-- Excerpts from a dataset --
====
__device__ static __forceinline__ bool mf_wait_ge(unsigned lds_byte_addr, int k)
{
    int v, cnt;
    asm volatile(
        "s_mov_b32 %1, 0x100000\n\t"
        "1:\n\t"
        "ds_read_b32 %0, %2\n\t"
        "s_waitcnt lgkmcnt(0)\n\t"
        "v_cmp_gt_i32 vcc, %3, %0\n\t"
        "s_cbranch_vccz 2f\n\t"
        "s_sub_u32 %1, %1, 1\n\t"
        "s_cmp_eq_u32 %1, 0\n\t"
        "s_cbranch_scc1 2f\n\t"
        "s_sleep 1\n\t"
        "s_branch 1b\n\t"
        "2:\n\t"
        : "=&v"(v), "=&s"(cnt)
        : "v"(lds_byte_addr), "v"(k)
        : "vcc", "scc", "memory");
    return cnt != 0;
}
__device__ static __forceinline__ void mf_publish(int* word, int k)
{
    __hip_atomic_store(word, k, __ATOMIC_RELEASE, __HIP_MEMORY_SCOPE_WORKGROUP);
}

__device__ static __forceinline__ double mf_readlane(double v, int lane_const)
{
    const int lo = __builtin_amdgcn_readlane(__double2loint(v), lane_const);
    const int hi = __builtin_amdgcn_readlane(__double2hiint(v), lane_const);
    return __hiloint2double(hi, lo);
}

__device__ static __forceinline__ double mf_rsqrt(double d)
{
    double y = __builtin_amdgcn_rsq(d);
    double e = __builtin_fma(-d * y, y, 1.0);
    y = __builtin_fma(y * 0.5, e, y);
    e = __builtin_fma(-d * y, y, 1.0);
    y = __builtin_fma(y * 0.5, e, y);
    return y;
}
__device__ static __forceinline__ double mf_rcp(double d)
{
    double y = __builtin_amdgcn_rcp(d);
    double e = __builtin_fma(-d, y, 1.0);
    y = __builtin_fma(y, e, y);
    e = __builtin_fma(-d, y, 1.0);
    y = __builtin_fma(y, e, y);
    return y;
}

typedef double d2 __attribute__((ext_vector_type(2)));
#define MF_IMG 256
__device__ static __forceinline__ int mf_img_off(int l, int s) { return (s >> 1) * 128 + l * 2 + (s & 1); }
__device__ static __forceinline__ int mf_img_rc(int r, int c) { return mf_img_off(r + 16 * (c & 3), c >> 2); }
__device__ static __forceinline__ d4 mf_img_load(const double* img, int l)
{
    const d2 a = *reinterpret_cast<const d2*>(img + l * 2);
    const d2 b = *reinterpret_cast<const d2*>(img + 128 + l * 2);
    return d4{a[0], a[1], b[0], b[1]};
}
__device__ static __forceinline__ void mf_img_store(double* img, int l, d4 v)
{
    *reinterpret_cast<d2*>(img + l * 2) = d2{v[0], v[1]};
    *reinterpret_cast<d2*>(img + 128 + l * 2) = d2{v[2], v[3]};
}

__device__ static __forceinline__ d4 mf_img_load_nt(const double* img, int l)
{
    const d2 a = __builtin_nontemporal_load(reinterpret_cast<const d2*>(img + l * 2));
    const d2 b = __builtin_nontemporal_load(reinterpret_cast<const d2*>(img + 128 + l * 2));
    return d4{a[0], a[1], b[0], b[1]};
}
__device__ static __forceinline__ void mf_img_store_nt(double* img, int l, d4 v)
{
    __builtin_nontemporal_store(d2{v[0], v[1]}, reinterpret_cast<d2*>(img + l * 2));
    __builtin_nontemporal_store(d2{v[2], v[3]}, reinterpret_cast<d2*>(img + 128 + l * 2));
}
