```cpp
int sh_x6p_launch(int mode, ConvQ& p, hipStream_t st) {
    const bool aff = p.aff_scale != nullptr, bnb = p.bnb_y != nullptr;
    if (!x6p_mode() && !aff && !bnb && !p.lin) return SH_X6P_NO;
    const int force = x6p_tile();
    auto al16 = [](const void* q) { return ((uintptr_t)q & 15) == 0; };
    p.vec_epi = !p.parity && !p.scatter && (p.Nn & 3) == 0 && (p.ldc & 3) == 0 && al16(p.c) &&
                (p.extra == nullptr || (al16(p.extra) && (mode == FPROP || (p.ldadd & 3) == 0))) &&
                (!bnb || ((p.bnb_ldy & 3) == 0 && al16(p.bnb_y) && (p.bnb_out == nullptr || (p.act & 64) || ((p.bnb_ldo & 3) == 0 && al16(p.bnb_out))) && al16(p.bnb_mean) && al16(p.bnb_invstd) && al16(p.bnb_scale) &&
                          al16(p.bnb_shift) && al16(p.partials)));
    if (bnb && !p.vec_epi) return SH_X6P_NO;
    { static int v = -2; if (v == -2) { const char* e = getenv("SEGHIERO_X6P_VEC"); v = e ? atoi(e) : 1; } if (!v && !bnb) p.vec_epi = 0; }
    if ((p.act & 2) && !p.vec_epi) return SH_X6P_NO;
    if (mode == FPROP) {
        if (bnb) return SH_EINVAL;
        if (p.act & 1) return aff ? pick_x6p<FPROP, 1, 1, 1>(p, st, force) : pick_x6p<FPROP, 0, 1, 1>(p, st, force);
        if (aff) return pick_x6p<FPROP, 1, 1>(p, st, force);
        return pick_x6p<FPROP, 0, 1>(p, st, force);
    }
    if (aff) return SH_EINVAL;
    return sh_x6p_launch_dgrad(p, st, force);
}
#endif
#if SH_PART(2)
int sh_x6p_launch_dgrad(ConvQ& p, hipStream_t st, int force) {
    const bool bnb = p.bnb_y != nullptr;
    if (p.lin != nullptr && (p.act & 16)) return bnb ? pick_x6p<DGRAD, 2, 2, 1>(p, st, force) : pick_x6p<DGRAD, 2, 0, 1>(p, st, force);
    if (p.lin != nullptr) return bnb ? pick_x6p<DGRAD, 2, 2>(p, st, force) : pick_x6p<DGRAD, 2, 0>(p, st, force);
    if (bnb) return pick_x6p<DGRAD, 0, 2>(p, st, force);
    return pick_x6p<DGRAD, 0, 0>(p, st, force);
}
#endif

#if SH_X6P_PART == 0 || SH_X6P_PART >= 3
template <int WGM, int WGN, int AFF, int LIN = 0, int XBF = 0>
__global__ __launch_bounds__(64 * WGM * WGN, 2) void conv_wgrad_x6p_kernel(const ConvQ p) {
    constexpr int NT = 64 * WGM * WGN, BM = 64 * WGM, BN = 64 * WGN;
    constexpr bool X3 = XBF && AFF == 0;
    constexpr int AROWB = 2 * BM + 64, BROWB = 2 * BN + 64;
    constexpr int APLANE = 32 * AROWB, BPLANE = 32 * BROWB;
    constexpr int ACPR = BM / 4, BCPR = BN / 4;
    constexpr int AKPP = NT / ACPR, BKPP = NT / BCPR;
    constexpr int NA = 16 / AKPP, NB = 16 / BKPP;
    static_assert(NA >= 1 && NB >= 1, "a loader pass must not straddle the two halves");
    extern __shared__ __attribute__((aligned(16))) unsigned char smem[];
    unsigned char* const As = smem;
    unsigned char* const Bs = smem + 3 * APLANE;
    const int t = threadIdx.x, lane = t & 63, wave = t >> 6;
    const int wm = wave / WGN, wn = wave % WGN, l31 = lane & 31, h = lane >> 5;
    const unsigned nblk = (unsigned)p.tiles_m * (unsigned)p.tiles_n;
    unsigned slice, bid;
    if (p.scatter) { const unsigned kq = blockIdx.x >> 3; slice = (kq / nblk) * 8u + (blockIdx.x & 7u); bid = kq % nblk; }
    else { slice = blockIdx.x / nblk; bid = xcd_remap(blockIdx.x % nblk, nblk); }
    if (slice >= (unsigned)p.ksplit) return;
    const int tile_n = bid % p.tiles_n, tile_m = bid / p.tiles_n;
// ... 242 lines not shown
```

Baseline: 507.4.

## Add row-halo LDS mode reusing staged input rows across all nine 3x3 taps

Adds a TAP==3 path to the pipelined x6 conv kernel for 3x3, stride-1, pad-1, undilated convs whose width is 16, 32 or 64. For each 16-channel chunk it stages a halo of whole input rows in LDS, split into the three bf16 planes, and then reads all nine taps from that halo by shifting offsets. The point is to cut the 9x redundant global loads and bf16 splitting of input data that the plain im2col-style loader does. The K loop is reordered chunk-major (channel chunk outer, tap inner), and the other kernels' loaders are adapted to that ordering too. The cost is more LDS per block, a halo offset table, and a new hand-scheduled pipeline with more index arithmetic and more ways to go wrong.

```diff
diff --git a/seghiero_amd/csrc/conv_bf16x6.hip b/seghiero_amd/csrc/conv_bf16x6.hip
--- a/seghiero_amd/csrc/conv_bf16x6.hip
+++ b/seghiero_amd/csrc/conv_bf16x6.hip
@@ -94,11 +94,16 @@
     auto load_tile = [&](int kt) {
         const int kbase = kt * BK;
         int tap, cc;
-        if (single_tap) { tap = 0; cc = kbase + 4 * kc; }
+        int kphys = kbase + 4 * kc;
+        if (p.chunk_major) {
+            const int q = kphys >> 4, cq = q / 9;
+            tap = q - 9 * cq; cc = 16 * cq + (kphys & 15); kphys = tap * p.Kc + cc;
+        }
+        else if (single_tap) { tap = 0; cc = kbase + 4 * kc; }
         else if (tap_uniform) { tap = kbase / p.Kc; cc = kbase - tap * p.Kc + 4 * kc; }
         else { const int k = kbase + 4 * kc; tap = k / p.Kc; cc = k - tap * p.Kc; }
         const bool kok = (kbase + 4 * kc) < Kt;
-        if (!tap_uniform || tap != cur_tap) { set_tap(tap); cur_tap = tap; }
+        if (p.chunk_major || !tap_uniform || tap != cur_tap) { set_tap(tap); cur_tap = tap; }
         int wtap = tap;
         if (MODE == DGRAD && p.parity) { const int ty = tap / ntw; wtap = (cy + 2 * ty) * p.KW + cx + 2 * (tap - ty * ntw); }
 #pragma unroll
@@ -106,7 +111,7 @@
 #pragma unroll
         for (int i = 0; i < NB; ++i) {
             long long off;
-            if constexpr (MODE == FPROP) off = b_row[i] + kbase + 4 * kc;
+            if constexpr (MODE == FPROP) off = b_row[i] + kphys;
             else off = (long long)wtap * p.Cin * p.Kc + b_row[i] + cc;
             rb[i] = (kok && b_ok[i]) ? ld4(p.b + off) : zero4;
         }
@@ -871,6 +876,7 @@
 template <int MODE>
 static int launch_conv_x6(ConvQ& p, hipStream_t st) {
     const long long M = p.M, N = p.Nn;
+    p.chunk_major = sh_x6_rowhalo_ok(p);
     if (p.ksplit > 1) return launch_x6<MODE, 2, 2, 2, 2, 0, 1>(p, st);
     if (x6_variant() != 3 && p.KH * p.KW == 1 && p.stride == 1 && p.pad == 0 && !p.scatter && N >= 96 && p.K >= 1024 &&
         sh_cdiv(M, 128) * sh_cdiv(N, 128) >= 192) {
@@ -897,6 +903,7 @@
 }
 static int launch_conv_x6_act(ConvQ& p, hipStream_t st) {
     const long long M = p.M, N = p.Nn;
+    p.chunk_major = sh_x6_rowhalo_ok(p);
     if (N > 128 && sh_cdiv(M, 256) * sh_cdiv(N, 256) >= 512) return launch_x6<FPROP, 2, 2, 4, 4, 0, 0, 0, 1>(p, st);
     int TN = N <= 64 ? 1 : 2, TM = 2;
     if (sh_cdiv(M, 128) * sh_cdiv(N, 64 * TN) < 512) {
diff --git a/seghiero_amd/csrc/conv_x6.h b/seghiero_amd/csrc/conv_x6.h
--- a/seghiero_amd/csrc/conv_x6.h
+++ b/seghiero_amd/csrc/conv_x6.h
@@ -47,7 +47,14 @@
     int act;
     int vec_epi;
     unsigned a_bytes, b_bytes;
+    int chunk_major;
 };
+
+static inline bool sh_x6_rowhalo_ok(const ConvQ& p) {
+    if (p.KH != 3 || p.KW != 3 || p.stride != 1 || p.pad != 1 || p.dil != 1 || p.parity || p.scatter) return false;
+    if ((p.Kc & 15) || (p.W != 16 && p.W != 32 && p.W != 64)) return false;
+    return ((long long)p.H * p.W) % 128 == 0 && p.Ho == p.H && p.Wo == p.W;
+}
 
 typedef __bf16 bf16x8 __attribute__((ext_vector_type(8)));
 typedef short s16x4 __attribute__((ext_vector_type(4)));
diff --git a/seghiero_amd/csrc/conv_x6p.hip b/seghiero_amd/csrc/conv_x6p.hip
--- a/seghiero_amd/csrc/conv_x6p.hip
+++ b/seghiero_amd/csrc/conv_x6p.hip
@@ -29,8 +29,11 @@
     static_assert(BM % RPP == 0 && BN % RPP == 0 && RPP % 64 == 0, "tile / thread-count mismatch");
     extern __shared__ __attribute__((aligned(16))) unsigned char smem[];
     unsigned char* const As = smem;
-    unsigned char* const Bs = smem + 3 * A_PLANE;
-    float* const coef = reinterpret_cast<float*>(smem + 3 * (A_PLANE + B_PLANE));
+    const int halo_P = TAP == 3 ? (BM / p.W + 2) * (p.W + 2) : 0;
+    const int a_plane = TAP == 3 ? halo_P * ROWB : A_PLANE;
+    unsigned char* const Bs = smem + 3 * a_plane;
+    [[maybe_unused]] int* const htab = reinterpret_cast<int*>(smem + 3 * (a_plane + B_PLANE));
+    float* const coef = reinterpret_cast<float*>(smem + 3 * (a_plane + B_PLANE) + (TAP == 3 ? ((halo_P * 4 + 15) & ~15) : 0));
     static_assert(AFF != 2 || (MODE == DGRAD && TAP == 0 && !GRP), "the deferred BatchNorm-backward loader exists for 1x1 dgrads");
     static_assert(!ABF || (MODE == FPROP && !GRP) || AFF == 2, "bf16 loader streams: the fprop input, or the y stream of the lin loader");
     constexpr bool A_BF = ABF && MODE == FPROP, A2_BF = ABF && AFF == 2;
@@ -155,7 +158,8 @@
     };
     auto prepare_tap = [&](int q) {
         if constexpr (TAP == 1) {
-            const int tap = (16 * q) / p.Kc;
+            int tap = (16 * q) / p.Kc;
+            if constexpr (ABF) { if (p.chunk_major) tap = q % 9; }
             if (tap != cur_tap) { set_tap(tap); cur_tap = tap; }
         }
     };
@@ -166,7 +170,10 @@
         const int kbase = 16 * q, k = kbase + 4 * kc;
         int tap, cc;
         if constexpr (single_tap) { tap = 0; cc = k; }
-        else if constexpr (tap_uniform) { tap = cur_tap; cc = k - tap * p.Kc; }
+        else if constexpr (tap_uniform) {
+            tap = cur_tap; cc = k - tap * p.Kc;
+            if constexpr (ABF) { if (p.chunk_major) cc = 16 * (q / 9) + 4 * kc; }
+        }
         else { tap = k / p.Kc; cc = k - tap * p.Kc; set_tap(tap); }
         const unsigned kok = (unsigned)((k - klim) >> 31);
         int wtap = tap;
@@ -182,7 +189,7 @@
 #pragma unroll
         for (int i = 0; i < NB; ++i) {
             int off;
-            if constexpr (MODE == FPROP) off = b_row[i] + k;
+            if constexpr (MODE == FPROP) off = b_row[i] + ((ABF && TAP == 1 && p.chunk_major) ? tap * p.Kc + cc : k);
             else off = wtap * p.Cin * p.Kc + b_row[i] + cc;
             const unsigned okb = kok & b_ok[i];
             const unsigned voff = (((unsigned)off * 4u) & okb) | (OOB & ~okb);
@@ -319,6 +326,140 @@
             compute_half(1);
             __syncthreads();
         }
+    } else if constexpr (TAP == 3) {
+    static_assert(BM == 128 && NT == 256 && !GRP && !ABF && !WS && AFF != 2, "row-halo mode: 128-row tiles on four waves, fp32 operands");
+    const int W = p.W, wsh = __ffs(W) - 1, PW = W + 2, HW = p.H * W;
+    const int img = m0 / HW, y0 = (m0 - img * HW) >> wsh;
+    const int nh = (halo_P + 63) >> 6;
+    int c_begin = 0, c_end = p.Kc >> 4;
+    if constexpr (SK) {
+        const int per = (c_end + p.ksplit - 1) / p.ksplit;
+        c_begin = min(c_end, (int)blockIdx.y * per); c_end = min(c_end, c_begin + per);
+    }
+    const int G = 9 * (c_end - c_begin), ng = (G + 1) & ~1;
+    for (int hp = t; hp < halo_P; hp += NT) {
+        const int hy = hp / PW, hx = hp - hy * PW, iy = y0 - 1 + hy, ix = hx - 1;
+        const bool ok = (unsigned)iy < (unsigned)p.H && (unsigned)ix < (unsigned)W;
+        htab[hp] = ok ? (int)((unsigned)((img * p.H + iy) * W + ix) * (unsigned)lda * 4u) : (int)OOB;
+    }
+    __syncthreads();
+    struct HRegs { f32x4 a; f32x4 b[NB]; int cc, slot, half; bool ok; };
+    auto halo_load = [&](int hp, int c, bool live, int& cc, bool& ok) -> f32x4 {
+        const int tv = htab[min(max(hp, 0), halo_P - 1)];
+        ok = live && hp < halo_P && c < c_end && tv >= 0;
+        cc = 16 * min(c, (p.Kc >> 4) - 1) + 4 * kc;
+        const unsigned voff = ok ? (unsigned)tv + (unsigned)cc * 4u : OOB;
+        return __builtin_bit_cast(f32x4, __builtin_amdgcn_raw_buffer_load_b128(rsrc_a, voff, 0, 0));
+    };
+    auto halo_store = [&](f32x4 v, int cc, bool ok, int hp, int half) {
+        if constexpr (AFF) {
+            const f32x4 sc = *reinterpret_cast<const f32x4*>(coef + cc), sh = *reinterpret_cast<const f32x4*>(coef + p.Kc + cc);
+#pragma unroll
+            for (int e = 0; e < 4; ++e) { const float w = fmaxf(v[e] * sc[e] + sh[e], 0.f); v[e] = ok ? w : 0.f; }
+        }
+        u32x2 q1, q2, q3;
+        split4(v, q1, q2, q3);
+        const int off = hp * ROWB + ((((2 * half) | (kc >> 1)) ^ swz_w) << 4) + ((kc & 1) << 3);
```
====
-- Work to complete --
Your task is to gather all lines from the entries above that hold the word "loader".

-- Solution for this exercise --
    static_assert(NA >= 1 && NB >= 1, "a loader pass must not straddle the two halves");
Adds a TAP==3 path to the pipelined x6 conv kernel for 3x3, stride-1, pad-1, undilated convs whose width is 16, 32 or 64. For each 16-channel chunk it stages a halo of whole input rows in LDS, split into the three bf16 planes, and then reads all nine taps from that halo by shifting offsets. The point is to cut the 9x redundant global loads and bf16 splitting of input data that the plain im2col-style loader does. The K loop is reordered chunk-major (channel chunk outer, tap inner), and the other kernels' loaders are adapted to that ordering too. The cost is more LDS per block, a halo offset table, and a new hand-scheduled pipeline with more index arithmetic and more ways to go wrong.
     static_assert(AFF != 2 || (MODE == DGRAD && TAP == 0 && !GRP), "the deferred BatchNorm-backward loader exists for 1x1 dgrads");
     static_assert(!ABF || (MODE == FPROP && !GRP) || AFF == 2, "bf16 loader streams: the fprop input, or the y stream of the lin loader");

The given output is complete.